Dont's: Custom Java code inside JMeter script will overload the JVM.  

Dos: Use JMeter controllers instead of writing up custom code

Helper Tools

Writing up the entire JMeter test script from scratch may be daunting for those who have not worked with JMeter before. There are two tools to help facilitating this process:

  1. Use the BlazeMeter tool to capture API calls that are invoked by the UI in the workflow.  This tool can quickly generate a JMX file.  However, this JMeter test script isn't production grade, many things will need to be done to it:
    1. Remove the hard-coded URLs and query string values. These captured calls are only good for one set of values, but in a performance test run of 30-60 minutes it'd iterate over the steps continuously, so the variables in the URL will need to be filled in dynamically with data. This requires coming up with appropriate data and parameterizing the URLs to read values from a file.
    2. Genericize it. For example, this tool picks up 10 calls to POST /circulation/renew-by-barcode because the API happens to make 10 calls to this endpoint for the 10 items to be renewed. In the script, we'd need to clean this up and put it in a loop so that it can read the x number of barcodes from the list of loans, for example. 
    3. Model the script to make it as realistic as possible in order to reproduce the behavior faithfully. There are calls that are asynchronous on the front end, or calls that kick off an asynchronous process on the back end. BlazeMeter wouldn't be able to pick up these calls. Therefore we need to work around or to improvise the script. For example, the Data Export workflow makes asynchronous calls to mod-source-record-storage from the FOLIO front-end so we had to mimic the polling calls to pool for exporting status.  Look here more details about this Data Export workflow. 
      1. Add realistic delays/pauses in the test script to mimic human's delays when going from one page to another
      2. Add distribution loads between sub-workflows for complex workflows that combine multiple flows, such as check-in and check-out flows.
  2. Consider using the template for creating a new JMeter test script and repository. The aforementioned JMeter script's variables are filled in.  One could start out with this template script and copy over the API calls gathered by the BlazeMeter tool in step #1.
    1. Change the JMX file name, Test Plan name, and other variable names or values
    2. Add more Controllers for workflow(s)

Test Types

The following test types are commonly used by PTF.  PTF is open to running other test types if requested.

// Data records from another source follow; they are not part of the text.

constexpr int XR_BM = 128, XR_NB = 3, XR_ASTAGE = XR_BM * 128;
template <int BN> struct XR {
  static constexpr int BSTAGE = BN * 128, NA = BN <= 192 ? 5 : 4, LDS = NA * XR_ASTAGE + XR_NB * BSTAGE + BN * 4;
  static constexpr int RN = BN / 32;
  static constexpr int BI = BN / 64;
};

enum { XE_ROWS_F32 = 0, XE_ROWS_PAIR = 1, XE_QKV = 2, XE_PSHUF = 3, XE_PUNSHUF = 4 };

constexpr int XS_CTAS = 4, XS_IT = 64, XS_N = 5;
__device__ unsigned long long g_x3_stamps[XS_CTAS * 8 * XS_IT * XS_N];
KAIR_DEV unsigned long long x3_now() {
  unsigned long long t;
  asm volatile("s_memtime %0\n\ts_waitcnt lgkmcnt(0)" : "=s"(t)::"memory");
  return t;
}

enum { XA_NONE = 0, XA_GELU = 1, XA_GELU_X = 2, XA_LEAKY = 3 };
enum { XG_MUL = 4, XG_LEAKY = 2 };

Baseline: Baseline tests are tests to establish a baseline of performance. Typically it is run with 1 virtual user for 30 minutes to establish a baseline for other tests to compare against.

Fixed Load: These tests are designed to run with a fixed number of concurrent virtual users for a period of time.  These tests are run to obtain an understanding of response time and throughput of a feature.    At this time PTF runs tests with 1, 5, 8, 10, or 20 virtual users.  When FOLIO is more performant PTF will increase the number of virtual users.  Usually the period of time to run is 30 minutes. If the test run shows some kinds of inconsistencies or questionable throughput or response time pattern, PTF would rerun the test for 60 minutes or longer.  Typically fixed load tests are run in a series of the concurrent virtual users described to gauge the behavior of the system under a range of number of users.

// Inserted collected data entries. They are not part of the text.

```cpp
Ctx::~Ctx() {
    if (!inited) return;
    std::lock_guard<std::mutex> lk(g_park_mu);
    if (!g_parked) g_parked = new std::vector<Parked>();
    Parked pk;
    pk.device = device; pk.stream = own_stream; pk.pinned = pinned; pk.pinned_cap = pinned_cap;
    for (int i = 0; i < N_BUFS; i++) pk.bufs[i] = bufs[i];
    pk.events = free_events;
    for (auto &sl : slots) for (auto &pr : sl.pending) { pk.events.push_back(pr.first); pk.events.push_back(pr.second); }
    g_parked->push_back(std::move(pk));
}

int ctx_init(Ctx &c) {
    if (c.inited) {
        hipError_t e = hipSetDevice(c.device);
        if (e != hipSuccess) return c.fail(RSN_ERR_DEVICE, "hipSetDevice(%d): %s", c.device, hipGetErrorString(e));
        return RSN_OK;
    }
    int cnt = 0;
    hipError_t e = hipGetDeviceCount(&cnt);
    if (e != hipSuccess || cnt <= 0)
        return c.fail(RSN_ERR_DEVICE, "no HIP device available (%s); librsn has no CPU fallback", e != hipSuccess ? hipGetErrorString(e) : "device count 0");
    if (!c.device_chosen) { c.device = default_device(cnt); c.device_chosen = true; }
    if (c.device < 0 || c.device >= cnt) return c.fail(RSN_ERR_DEVICE, "device %d out of range (%d visible)", c.device, cnt);
    RSN_HIP(hipSetDevice(c.device));
    trim_parked_excess(c.device);
    {
        std::lock_guard<std::mutex> lk(g_park_mu);
        if (g_parked)
            for (size_t i = g_parked->size(); i-- > 0;)
                if ((*g_parked)[i].device == c.device) {
                    Parked &pk = (*g_parked)[i];
                    if (c.pinned) (void)hipHostFree(c.pinned);
                    c.own_stream = pk.stream; c.pinned = pk.pinned; c.pinned_cap = pk.pinned_cap;
                    for (int k = 0; k < Ctx::N_BUFS; k++) c.bufs[k] = pk.bufs[k];
                    c.free_events = std::move(pk.events);
                    g_parked->erase(g_parked->begin() + (long)i);
                    c.inited = true;
                    return RSN_OK;
                }
    }
    RSN_HIP(hipStreamCreateWithFlags(&c.own_stream, hipStreamNonBlocking));
    c.inited = true;
    return RSN_OK;
}

namespace {
struct ScratchGate { std::mutex mu; std::condition_variable cv; size_t cap = 0, in_flight = 0; int calls = 0, waiting = 0; unsigned long long queued = 0; };
ScratchGate g_gate[64];
}

size_t scratch_admit(Ctx &c, size_t need) {
    if (c.gate_held || need == 0) return 0;
    ScratchGate &g = g_gate[c.device & 63];
    std::unique_lock<std::mutex> lk(g.mu);
    if (g.cap == 0) {
        const char *e = getenv("RSN_SCRATCH_GIB");
        size_t fr = 0, tot = 0;
        if (e && atof(e) > 0) g.cap = (size_t)(atof(e) * (double)((size_t)1 << 30));
        else if (hipMemGetInfo(&fr, &tot) == hipSuccess && tot) g.cap = tot / 100 * 85;
        else g.cap = (size_t)64 << 30;
    }
    if (g.calls > 0 && g.in_flight + need > g.cap) {
        static const bool dbg = getenv("RSN_SCRATCH_DEBUG") != nullptr;
        g.waiting++; g.queued++;
        if (dbg) fprintf(stderr, "librsn: a call that needs %.2f GiB of scratch waits: %d in flight need %.2f of %.2f GiB\n", need / 1073741824.0, g.calls, g.in_flight / 1073741824.0, g.cap / 1073741824.0);
        g.cv.wait(lk, [&] { return g.calls == 0 || g.in_flight + need <= g.cap; });
        g.waiting--;
    }
    g.calls++; g.in_flight += need;
    c.gate_held = need;
    return need;
}

void scratch_release(Ctx &c, size_t need, unsigned long long slots) {
    if (need == 0) return;
    c.gate_held = 0;
    ScratchGate &g = g_gate[c.device & 63];
    bool give_back;
    {
        std::lock_guard<std::mutex> lk(g.mu);
        g.calls--; g.in_flight -= need;
        give_back = g.waiting > 0 || g_arena_bytes[c.device & 63].load() > g.cap / 2;
    }
    if (give_back && hipSetDevice(c.device) == hipSuccess) {
        for (int k = 0; k < Ctx::N_BUFS; k++) {
            if (!((slots >> k) & 1ull)) continue;
            Ctx::Buf &b = c.bufs[k];
            if (b.p && b.cap >= ((size_t)64 << 20)) { (void)hipFree(b.p); g_arena_bytes[c.device & 63] -= b.cap; b.p = nullptr; b.cap = 0; }
        }
    }
    g.cv.notify_all();
}

void scratch_forget(Ctx &c, size_t bytes) { g_arena_bytes[c.device & 63] -= bytes; }
unsigned long long scratch_queued(int device) { ScratchGate &g = g_gate[device & 63]; std::lock_guard<std::mutex> lk(g.mu); return g.queued; }

static void trim_own_context() {
    Ctx &c = ctx();
    if (c.inited && hipSetDevice(c.device) == hipSuccess) {
        (void)hipStreamSynchronize(c.own_stream);
        for (auto &b : c.bufs) { if (b.p) { (void)hipFree(b.p); g_arena_bytes[c.device & 63] -= b.cap; } b.p = nullptr; b.cap = 0; }
        if (c.pinned) (void)hipHostFree(c.pinned);
        c.pinned = nullptr; c.pinned_cap = 0;
    }
}

int dev_buf(Ctx &c, int slot, size_t bytes, void **out) {
    Ctx::Buf &b = c.bufs[slot];
    if (bytes > b.cap) {
        if (b.p) { RSN_HIP(hipFree(b.p)); g_arena_bytes[c.device & 63] -= b.cap; b.p = nullptr; b.cap = 0; }
        const size_t want = round_up(bytes + bytes / 8, 4096);
        hipError_t e = hipMalloc(&b.p, want);
        if (e != hipSuccess) {
            (void)hipGetLastError();
            std::vector<Parked> victims;
            { std::lock_guard<std::mutex> lk(g_park_mu); if (g_parked) victims.swap(*g_parked); }
            for (auto &pk : victims) release_parked(pk);
            HelperPool::on_idle(trim_own_context);
            (void)hipSetDevice(c.device);
            e = hipMalloc(&b.p, want);
        }
        if (e != hipSuccess) { b.p = nullptr; return c.fail(RSN_ERR_NOMEM, "hipMalloc(%zu): %s", want, hipGetErrorString(e)); }
        b.cap = want;
        static std::atomic<unsigned long long> next_gen{0};
        b.gen = ++next_gen;
        g_arena_bytes[c.device & 63] += want;
    }
    *out = b.p;
    return RSN_OK;
}

int pinned_buf(Ctx &c, size_t bytes, void **out) {
    if (bytes > c.pinned_cap) {
        if (c.pinned) { RSN_HIP(hipHostFree(c.pinned)); c.pinned = nullptr; c.pinned_cap = 0; }
        hipError_t e = hipHostMalloc(&c.pinned, bytes, hipHostMallocDefault);
        if (e != hipSuccess) { c.pinned = nullptr; return c.fail(RSN_ERR_NOMEM, "hipHostMalloc(%zu): %s", bytes, hipGetErrorString(e)); }
        c.pinned_cap = bytes;
    }
    *out = c.pinned;
    return RSN_OK;
}

int func_dyn_lds(Ctx &c, const void *fn, size_t bytes) {
    static std::mutex mu;
    static std::vector<std::pair<std::pair<const void *, int>, size_t>> *seen = new std::vector<std::pair<std::pair<const void *, int>, size_t>>();
    std::lock_guard<std::mutex> lk(mu);
    for (auto &e : *seen)
        if (e.first.first == fn && e.first.second == c.device) {
            if (bytes <= e.second) return RSN_OK;
            RSN_HIP(hipFuncSetAttribute(fn, hipFuncAttributeMaxDynamicSharedMemorySize, (int)bytes));
            e.second = bytes;
            return RSN_OK;
        }
    RSN_HIP(hipFuncSetAttribute(fn, hipFuncAttributeMaxDynamicSharedMemorySize, (int)bytes));
    seen->push_back({{fn, c.device}, bytes});
    return RSN_OK;
}

void prof_collect(Ctx &c) {
    for (auto &sl : c.slots) {
        for (auto &pr : sl.pending) {
            float ms = 0;
            if (hipEventSynchronize(pr.second) == hipSuccess && hipEventElapsedTime(&ms, pr.first, pr.second) == hipSuccess) {
                sl.total_ms += ms;
                sl.launches++;
            }
            c.free_events.push_back(pr.first);
            c.free_events.push_back(pr.second);
        }
        sl.pending.clear();
    }
}

namespace {

constexpr size_t RES_HDR = 64, POOL_MIN = 1u << 20;
constexpr size_t POOL_BLOCKS = 12;
struct ResHdr { unsigned long long magic, cap; };
constexpr unsigned long long RES_MAGIC = 0x52534E5F52455330ull;
std::mutex g_pool_mu;
std::vector<std::pair<size_t, void *>> g_pool;

bool pool_enabled() { return true; }

void *result_alloc(size_t n) {
    const size_t need = n ? n : 1;
// ... 1374 lines not shown
```

### raisin_amd/csrc/rsn_common.h

```cpp
#pragma once

#include <hip/hip_runtime.h>

#include <cstdarg>
#include <cstdint>
#include <cstdio>
#include <cstdlib>
#include <cstring>
#include <algorithm>
#include <atomic>
#include <mutex>
#include <string>
#include <vector>

#include "../../include/rsn.h"

namespace rsn {

struct ProfSlot {
    std::string name;
    uint64_t launches = 0;
    double total_ms = 0;
    std::vector<std::pair<hipEvent_t, hipEvent_t>> pending;
};

struct Ctx {
    int device = 0;
    bool device_chosen = false;
    bool inited = false;
    hipStream_t own_stream = nullptr;
    std::string err;
    bool prof = false;
    std::vector<ProfSlot> slots;
    std::vector<hipEvent_t> free_events;

    struct Buf { void *p = nullptr; size_t cap = 0; unsigned long long gen = 0; };
    enum { N_BUFS = 43 };
    Buf bufs[N_BUFS];
    void *pinned = nullptr; size_t pinned_cap = 0;
    bool lz_runs = false;
    size_t gate_held = 0;

    ~Ctx();

    int fail(int code, const char *fmt, ...) {
        char tmp[512];
        va_list ap; va_start(ap, fmt); vsnprintf(tmp, sizeof tmp, fmt, ap); va_end(ap);
        err = tmp;
        return code;
    }
};

Ctx &ctx();
int ctx_init(Ctx &c);
int dev_buf(Ctx &c, int slot, size_t bytes, void **out);
int pinned_buf(Ctx &c, size_t bytes, void **out);
size_t scratch_admit(Ctx &c, size_t need);
void scratch_release(Ctx &c, size_t held, unsigned long long slots);
void scratch_forget(Ctx &c, size_t bytes);
unsigned long long scratch_queued(int device);
void prof_collect(Ctx &c);
int func_dyn_lds(Ctx &c, const void *fn, size_t bytes);

#define RSN_HIP(call)                                                                              \
    do {                                                                                           \
        hipError_t e__ = (call);                                                                   \
        if (e__ != hipSuccess)                                                                     \
            return c.fail(RSN_ERR_DEVICE, "%s failed: %s (%s:%d)", #call, hipGetErrorString(e__),  \
                          __FILE__, __LINE__);                                                     \
    } while (0)

inline int persistent_grid(Ctx &c, const void *fn, int block, size_t work, dim3 *grid) {
    struct Entry { const void *fn; int device, block; uint32_t blocks; };
    static std::mutex mu;
    static std::vector<Entry> *seen = new std::vector<Entry>();
    uint32_t blocks = 0;
    {
        std::lock_guard<std::mutex> lk(mu);
        for (const Entry &e : *seen)
            if (e.fn == fn && e.device == c.device && e.block == block) { blocks = e.blocks; break; }
        if (!blocks) {
            int per_cu = 0, cus = 0;
            RSN_HIP(hipOccupancyMaxActiveBlocksPerMultiprocessor(&per_cu, fn, block, 0));
            RSN_HIP(hipDeviceGetAttribute(&cus, hipDeviceAttributeMultiprocessorCount, c.device));
            if (per_cu < 1 || cus < 1) return c.fail(RSN_ERR_DEVICE, "occupancy query: %d blocks of %d threads a CU on %d CUs", per_cu, block, cus);
            blocks = (uint32_t)per_cu * (uint32_t)cus;
            seen->push_back({fn, c.device, block, blocks});
        }
    }
    *grid = dim3((uint32_t)std::min<size_t>(work, blocks));
    return RSN_OK;
}

struct CopyCount { std::atomic<int> on{0}; std::atomic<unsigned long long> h2d{0}, d2h{0}; };
inline CopyCount g_copy_count;
inline hipError_t copy_async(void *dst, const void *src, size_t bytes, hipMemcpyKind kind, hipStream_t s) {
    if (g_copy_count.on.load(std::memory_order_relaxed)) {
        if (kind == hipMemcpyHostToDevice) g_copy_count.h2d.fetch_add(bytes, std::memory_order_relaxed);
        else if (kind == hipMemcpyDeviceToHost) g_copy_count.d2h.fetch_add(bytes, std::memory_order_relaxed);
    }
    return hipMemcpyAsync(dst, src, bytes, kind, s);
}

struct ProfScope {
    Ctx &c; hipStream_t s; int slot = -1; hipEvent_t a = nullptr, b = nullptr;
    ProfScope(Ctx &c_, hipStream_t s_, const char *name) : c(c_), s(s_) {
        if (!c.prof) return;
        for (size_t i = 0; i < c.slots.size(); i++) if (c.slots[i].name == name) slot = (int)i;
        if (slot < 0) { c.slots.emplace_back(); c.slots.back().name = name; slot = (int)c.slots.size() - 1; }
        auto get = [&]() { hipEvent_t e = nullptr; if (!c.free_events.empty()) { e = c.free_events.back(); c.free_events.pop_back(); } else (void)hipEventCreate(&e); return e; };
        a = get(); b = get();
        (void)hipEventRecord(a, s);
    }
    ~ProfScope() {
        if (slot < 0) return;
        (void)hipEventRecord(b, s);
        c.slots[slot].pending.emplace_back(a, b);
    }
};

#define RSN_LAUNCH(name, kernel, grid, block, shmem, stream, ...)                                  \
    do {                                                                                           \
        {                                                                                          \
            rsn::ProfScope ps__(c, stream, name);                                                  \
            hipLaunchKernelGGL(kernel, grid, block, shmem, stream, __VA_ARGS__);                   \
        }                                                                                          \
        RSN_HIP(hipGetLastError());                                                                \
    } while (0)

#ifndef RSN_NT_MASK
#define RSN_NT_MASK 1
#endif
#ifdef __HIPCC__
typedef uint32_t rsn_u32x4 __attribute__((ext_vector_type(4)));
typedef uint32_t rsn_u32x4_a4 __attribute__((ext_vector_type(4), aligned(4)));
template <bool NT> __device__ __forceinline__ uint4 ld16(const uint4 *p) {
    if constexpr (NT) { const rsn_u32x4 v = __builtin_nontemporal_load(reinterpret_cast<const rsn_u32x4 *>(p)); return make_uint4(v.x, v.y, v.z, v.w); }
    else return *p;
}
template <bool NT> __device__ __forceinline__ uint32_t ld4(const uint32_t *p) {
    if constexpr (NT) return __builtin_nontemporal_load(p);
    else return *p;
}
template <bool NT> __device__ __forceinline__ void st16(uint4 *p, const uint4 &v) {
    if constexpr (NT) { rsn_u32x4 x = {v.x, v.y, v.z, v.w}; __builtin_nontemporal_store(x, reinterpret_cast<rsn_u32x4 *>(p)); }
    else *p = v;
}
template <bool NT> __device__ __forceinline__ void st16_a4(uint32_t *p, uint32_t a, uint32_t b, uint32_t c_, uint32_t d) {
    rsn_u32x4_a4 x = {a, b, c_, d};
    if constexpr (NT) __builtin_nontemporal_store(x, reinterpret_cast<rsn_u32x4_a4 *>(p));
    else *reinterpret_cast<rsn_u32x4_a4 *>(p) = x;
}
#endif

static inline size_t ceil_div(size_t a, size_t b) { return (a + b - 1) / b; }
static inline size_t round_up(size_t a, size_t b) { return ceil_div(a, b) * b; }

}
```

Before: 1.001 million MB/s.

## Post small device results to pinned host memory instead of memcpy+sync

Adds a pinned-host post area that kernels write directly with system-scope stores plus a sequence flag, which the host spin-waits on. The encode histogram's last block (found by a ticket counter) writes the global histogram and resets it, so the next call can skip the memset. The decode header probe is copied by a tiny kernel into the post area. Both replace a D2H memcpy plus stream synchronize. The intent is to cut per-call host round-trip latency, at the cost of host spinning and extra cross-call state that tracks whether the histogram buffer is already clean.

```diff
diff --git a/raisin_amd/csrc/huff_decode.hip b/raisin_amd/csrc/huff_decode.hip
--- a/raisin_amd/csrc/huff_decode.hip
+++ b/raisin_amd/csrc/huff_decode.hip
@@ -688,6 +688,14 @@
     }
 }
 
+__global__ __launch_bounds__(256) void k_post_head(const uint8_t *__restrict__ in, uint32_t k, uint8_t *__restrict__ post,
+                                                   unsigned long long *__restrict__ seq_word, unsigned long long seq) {
+    const uint32_t at = threadIdx.x * 16;
+    if (at + 16 <= k) *reinterpret_cast<uint4 *>(post + at) = *reinterpret_cast<const uint4 *>(in + at);
+    else for (uint32_t i = at; i < k; i++) post[i] = in[i];
+    post_raise(seq_word, seq);
+}
+
 int rep_for(int K) {
     int r = 0;
     while (r < 5 && ((1 << K) << (r + 1)) <= LUT_WORDS) r++;
@@ -706,11 +714,20 @@
         const size_t old = head.size();
         if (k > old) {
             if (st && !st->need_in(k)) return c.fail(RSN_ERR_DEVICE, "huffman: the upload of a sliced call failed");
-            void *hpin; int prc = pinned_buf(c, k - old + 64, &hpin); if (prc) return prc;
-            RSN_HIP(copy_async(hpin, d_in + old, k - old, hipMemcpyDeviceToHost, s));
-            RSN_HIP(hipStreamSynchronize(s));
-            head.resize(k);
-            memcpy(head.data() + old, hpin, k - old);
+            if (old == 0 && k <= POST_BYTES && post_enabled()) {
+                PostArea *pa; int prc = post_area(c, &pa); if (prc) return prc;
+                const unsigned long long seq = post_next_seq();
+                hipLaunchKernelGGL(k_post_head, dim3(1), dim3(256), 0, s, d_in, (uint32_t)k, pa->payload, &pa->seq, seq);
+                RSN_HIP(hipGetLastError());
+                prc = post_wait(c, s, pa, seq); if (prc) return prc;
+                head.assign(pa->payload, pa->payload + k);
+            } else {
+                void *hpin; int prc = pinned_buf(c, k - old + 64, &hpin); if (prc) return prc;
+                RSN_HIP(copy_async(hpin, d_in + old, k - old, hipMemcpyDeviceToHost, s));
+                RSN_HIP(hipStreamSynchronize(s));
+                head.resize(k);
+                memcpy(head.data() + old, hpin, k - old);
+            }
         }
         for (size_t i = old ? old - 1 : 0; i + 1 < k; i++) if (head[i] == 0x5C && head[i + 1] == 0x0A) { sep = i; break; }
         if (sep != (size_t)-1 || k == n) break;
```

Capacity: Capacity tests are exploratory tests to understand how the system behaves as the load increases. It is useful to understand the maximum load or number of virtual users the system can perform reasonably well to its breaking point. These tests are of the trial-error type (adding more users to see when the system breaks).  

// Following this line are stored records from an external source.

+int mm_neighbors_batch(const NbrDesc* d, int nd, hipStream_t s) {
+  MM_CHECK_ARG(d && nd >= 0 && nd <= MAX_BATCH, "neighbors_batch: at most %d tables", MAX_BATCH);
+  NbrBatch fill, subm, down;
+  unsigned nf = 0, ns = 0, ndn = 0;
+  for (int j = 0; j < nd; j++) {
+    const NbrDesc& t = d[j];
+    MM_CHECK_ARG((t.K == 27 || t.K == 8) && t.n >= 0 && t.n_coarse >= 0 && (t.K == 8 || (t.cap & (t.cap - 1)) == 0),
+                 "neighbors_batch: bad table %d", j);
+    fill.d[j] = subm.d[j] = down.d[j] = t;
+    fill.first[j] = nf, subm.first[j] = ns, down.first[j] = ndn;
+    if (t.K == 27) {
+      nf += (unsigned)mm_cdiv(13 * t.n, T);
+      ns += (unsigned)mm_cdiv(t.n, T);
+    } else if (t.n_coarse > 0) {
+      nf += (unsigned)mm_cdiv(8 * t.n_coarse, T);
+      ndn += (unsigned)mm_cdiv(t.n, T);
+    }
+  }
+  for (int j = nd; j <= MAX_BATCH; j++) fill.first[j] = nf, subm.first[j] = ns, down.first[j] = ndn;
+  if (nf) hipLaunchKernelGGL(k_meta_nbr_fill, dim3(nf), dim3(T), 0, s, fill);
+  if (ns) hipLaunchKernelGGL(k_meta_subm_nbr, dim3(ns, 14), dim3(T), 0, s, subm);
+  if (ndn) hipLaunchKernelGGL(k_meta_down_nbr, dim3(ndn), dim3(T), 0, s, down);
+  MM_LAUNCH_CHECK();
+  return MM_OK;
+}
+
+size_t mm_rulebook_batch_ws_bytes(int64_t nbr_words, int64_t csr_rows) {
+  return mm_align((size_t)(nbr_words + 1) * 4) + 2 * mm_align((size_t)(csr_rows + 1) * 4) +
+         mm_scan_ws_bytes((nbr_words > csr_rows ? nbr_words : csr_rows) + 1) + 1024;
+}
+
+int mm_rulebook_compact_batch(const int32_t* nbr, const RbDesc* d, int nd, int32_t* rin, int32_t* rout, int32_t* offsets,
+                              int32_t* csr_off, int32_t* csr_pos, int no_spin, void* ws, size_t ws_bytes, hipStream_t s) {
+  MM_CHECK_ARG(d && nd >= 0 && nd <= MAX_BATCH, "rulebook_compact_batch: at most %d tables", MAX_BATCH);
+  RbBatch emit, rows;
+  int64_t total = 0, nrows = 0;
+  unsigned ne = 0, nr = 0;
+  int nc = 0;
+  for (int j = 0; j < nd; j++) {
+    const RbDesc& t = d[j];
+    MM_CHECK_ARG(t.K > 0 && t.K <= 64 && t.n_out >= 0 && t.start == total && (t.row0 < 0 || (t.row0 == nrows && csr_off && csr_pos)),
+                 "rulebook_compact_batch: table %d does not follow the one before", j);
+    if (t.n_out == 0) MM_HIP(hipMemsetAsync(offsets + t.offs, 0, (size_t)(t.K + 1) * 4, s));
+    emit.d[j] = t;
+    emit.first[j] = ne;
+    ne += (unsigned)(t.K * mm_cdiv(t.n_out, T));
+    total += t.K * t.n_out;
+    if (t.row0 >= 0) {
+      rows.d[nc] = t;
+      rows.first[nc++] = nr;
+      nr += (unsigned)mm_cdiv(t.n_out + 1, T);
+      nrows += t.n_out + 1;
+    }
+  }
+  MM_CHECK_ARG(total < (1ll << 31), "rulebook_compact_batch: %lld table words", (long long)total);
+  for (int j = nd; j <= MAX_BATCH; j++) emit.first[j] = ne;
+  for (int j = nc; j <= MAX_BATCH; j++) rows.first[j] = nr;
+  MMArena ar(ws, ws_bytes);
+  int32_t* pos = ar.take<int32_t>(total + 1);
+  int32_t* cnt = ar.take<int32_t>(nrows + 1);
+  int32_t* G = ar.take<int32_t>(nrows + 1);
+  size_t sws = mm_scan_ws_bytes((total > nrows ? total : nrows) + 1);
+  char* scan_ws = ar.take<char>(sws);
+  if (!pos || !cnt || !G || !scan_ws) {
+    mm_set_error("rulebook_compact_batch: workspace too small (%zu < %zu)", ws_bytes, mm_rulebook_batch_ws_bytes(total, nrows));
+    return MM_ERR_WORKSPACE;
+  }
+  if (total) {
+    int rc = mm_exclusive_scan_nonneg_i32(nbr, pos, total, scan_ws, sws, s, no_spin);
+    if (rc) return rc;
+    hipLaunchKernelGGL(k_meta_emit_rules, dim3(ne), dim3(T), 0, s, emit, nbr, pos, rin, rout, offsets);
+  }
+  if (nrows) {
+    hipLaunchKernelGGL(k_meta_row_counts, dim3(nr), dim3(T), 0, s, rows, nbr, cnt);
+    int rc = mm_exclusive_scan_i32(cnt, G, nrows, G + nrows, scan_ws, sws, s, no_spin);
+    if (rc) return rc;
+    hipLaunchKernelGGL(k_meta_row_fill, dim3(nr), dim3(T), 0, s, rows, nbr, pos, G, csr_off, csr_pos);
+  }
+  MM_LAUNCH_CHECK();
+  return MM_OK;
+}
+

Comparison: Comparison tests are for the purpose of comparing results of current build versus past builds or past test results.  Usually it's done by running a couple of or all fixed load tests on two environments to compare against (e.g., Fameflower and Goldenrod), or if data from past test runs are reliable then only running test on the latest version and comparing the results against past data.

Longevity: Longevity tests are run for at least 8 hours to detect abnormal patterns over a long period of time. Usually memory leaks are discovered by longevity tests.